United States District Court, D. Maryland

September 6, 2019

BIEJAN ARVON, Plaintiff,
LIBERTY MUTUAL FIRE INSURANCE CO. Defendant/Third-Party Plaintiff,


          Beth P. Gesner Chief United States Magistrate Judge.

         Currently pending is defendant/third-party plaintiff Liberty Mutual Fire Insurance Company's (“defendant”) Motion for Summary Judgment as to Counts II and III of Plaintiff Arvon's Complaint (“Motion”) (ECF No. 99), plaintiff Biejan Arvon's (“plaintiff”) Response in Opposition to Defendant/Third-Party Plaintiff Liberty Mutual Fire Insurance Company's Motion for Summary Judgment (“Opposition”) (ECF No. 113), and defendant's Reply to Plaintiff Arvon's Opposition to Motion for Summary Judgment (“Reply”) (ECF No. 117).[1] The issues are fully briefed, and no hearing is necessary. Loc. R. 105.6. For the reasons stated below, defendant's Motion (ECF No. 99) is GRANTED.

         I. BACKGROUND

         On July 8, 2011, plaintiff was driving a vehicle owned by Ethel Mae Campbell (“Ms. Campbell”), a customer of plaintiff's automobile repair shop, with her permission, when he was rear-ended by Alireza Gol (“Mr. Gol”). (ECF No. 99-1 at 7). Mr. Gol was operating a vehicle owned by Hamed Khodaparasti Dehboneh (“Mr. Khodaparasti”), with Mr. Khodaparasti's permission. (Id. at 7). Mr. Khodaparasti was also a passenger in the vehicle at the time of the accident. (ECF No. 113 at 2). Prior to the accident, Mr.
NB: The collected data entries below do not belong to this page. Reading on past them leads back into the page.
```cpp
typedef struct {
  float* p; const float* g; float* m; float* v;
  int64_t n, cols;
  void* d1; int64_t s1r, s1c;
  void* d2; int64_t s2r, s2c;
} a3v_adamw_tensor;
int a3v_adamw_multi(const a3v_adamw_tensor* table, int n_tensors, int64_t max_n, float lr, float beta1, float beta2, float eps,
                    float weight_decay, int64_t step, const float* grad_scale, void* stream);

int a3v_adam8_quantize(const float* m, const float* v, uint8_t* m_q, float* m_scale, uint8_t* r_q, float* r_scale, int64_t n,
                       void* stream);
int a3v_adam8_dequantize(const uint8_t* m_q, const float* m_scale, const uint8_t* r_q, const float* r_scale, float* m, float* v,
                         int64_t n, void* stream);
int a3v_adamw8_scaled(float* param, const float* grad, uint8_t* m_q, float* m_scale, uint8_t* r_q, float* r_scale, int64_t n, float lr,
                      float beta1, float beta2, float eps, float weight_decay, int64_t step, void* bf16_image, const float* grad_scale,
                      void* stream);

enum { A3V_FINISH_PLANES = 0, A3V_FINISH_SCATTER = 1, A3V_FINISH_COLSUM = 2 };
typedef struct {
  int64_t kind;
  const float* src;
  int64_t S, R, N;
  int64_t ldo, accumulate;
  int64_t r, n_mods;
  float* dst[4];
  int64_t row0[4], nj[4];
  int64_t unit0;
} a3v_finish_job;
int a3v_grad_finish_multi(const a3v_finish_job* table, int n_jobs, int64_t total_units, int max_blocks, void* stream);
// ... 22 lines not shown
```

Baseline: 36.56.

## Batch deferred LoRA strip weight-gradient GEMMs into one grouped launch

Refactors the strip GEMM kernel body into a device function and adds a grouped kernel that runs up to eight strip jobs in one launch. Jobs are ordered heaviest first and located by block offset. In deferred-finish mode, the trainer queues strip wgrad GEMMs and flushes them before dependent ops and at block boundaries. This cuts per-kernel launch overhead and lets small strip GEMMs fill the GPU together, at the cost of extra flush points and a block-lookup loop in every block.

After: 36.82 (median of 6 runs). About the same (+0.7%).

```diff
diff --git a/a3vlm_amd/csrc/a3v_strip.hip b/a3vlm_amd/csrc/a3v_strip.hip
--- a/a3vlm_amd/csrc/a3v_strip.hip
+++ b/a3vlm_amd/csrc/a3v_strip.hip
@@ -20,13 +20,12 @@
 __device__ __forceinline__ int key_w(int k) { return (((k >> 3) & 1) << 2) | (k & 3); }
 
 template <int NST>
-__global__ __launch_bounds__(256) void gemm_tn_strip_kernel(StripArgs p) {
-  __shared__ __attribute__((aligned(1024))) char lds[NST * S_STAGE];
+__device__ __forceinline__ void strip_tile(const StripArgs& p, const int bx, const int by, const int ny, char* lds) {
   const int tid = threadIdx.x, lane = tid & 63;
   const int wave = __builtin_amdgcn_readfirstlane(tid >> 6);
-  const int n0 = blockIdx.x * SBN;
+  const int n0 = bx * SBN;
   const int nk_all = (p.Kt + SBK - 1) / SBK;
-  const int kt0 = (int)((int64_t)nk_all * blockIdx.y / gridDim.y), kt1 = (int)((int64_t)nk_all * (blockIdx.y + 1) / gridDim.y);
+  const int kt0 = (int)((int64_t)nk_all * by / ny), kt1 = (int)((int64_t)nk_all * (by + 1) / ny);
   const auto rsT = __builtin_amdgcn_make_buffer_rsrc((void*)p.T, 0, (int)(((int64_t)(p.Kt - 1) * p.ldt + 64) * 2), 0x00020000);
   const auto rsX = __builtin_amdgcn_make_buffer_rsrc((void*)p.X, 0, (int)(((int64_t)(p.Kt - 1) * p.ldx + p.N) * 2), 0x00020000);
   unsigned voT[2], voX[4];
@@ -103,7 +102,7 @@
         for (int j = 0; j < 2; ++j)
           acc[i][j] = __builtin_amdgcn_mfma_f32_16x16x32_bf16(wf[ks][j], af[ks][i], acc[i][j], 0, 0, 0);
   }
-  float* plane = p.part + (int64_t)blockIdx.y * p.R * p.N;
+  float* plane = p.part + (int64_t)by * p.R * p.N;
 #pragma unroll
   for (int i = 0; i < 4; ++i) {
     const int m = 16 * i + (lane & 15);
@@ -115,16 +114,123 @@
     }
   }
 }
-}
-
-extern "C" int a3v_gemm_tn_strip(const void* T, int64_t ldt, const void* X, int64_t ldx, float* partial, int R, int N, int Kt, int S,
-                                 void* stream) {
+
+template <int NST>
+__global__ __launch_bounds__(256) void gemm_tn_strip_kernel(StripArgs p) {
+  __shared__ __attribute__((aligned(1024))) char lds[NST * S_STAGE];
+  strip_tile<NST>(p, blockIdx.x, blockIdx.y, gridDim.y, lds);
+}
+
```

Khodaparasti, “a recent immigrant to the United States, with no credit or employment history, obtained the assistance of his friend and roommate Puya Shakiba to purchase the vehicle and obtain insurance for the vehicle through Liberty Mutual Insurance Company.” (ECF No. 99-1 at 7). Mr. Khodaparasti and Puya Shakiba (“Mr. Shakiba”) purchased the insurance policy through S.M. Mirjifari, a sales representative for defendant, “with whom Mr. Shakiba was acquainted through weekend pickup soccer games.” (Id.)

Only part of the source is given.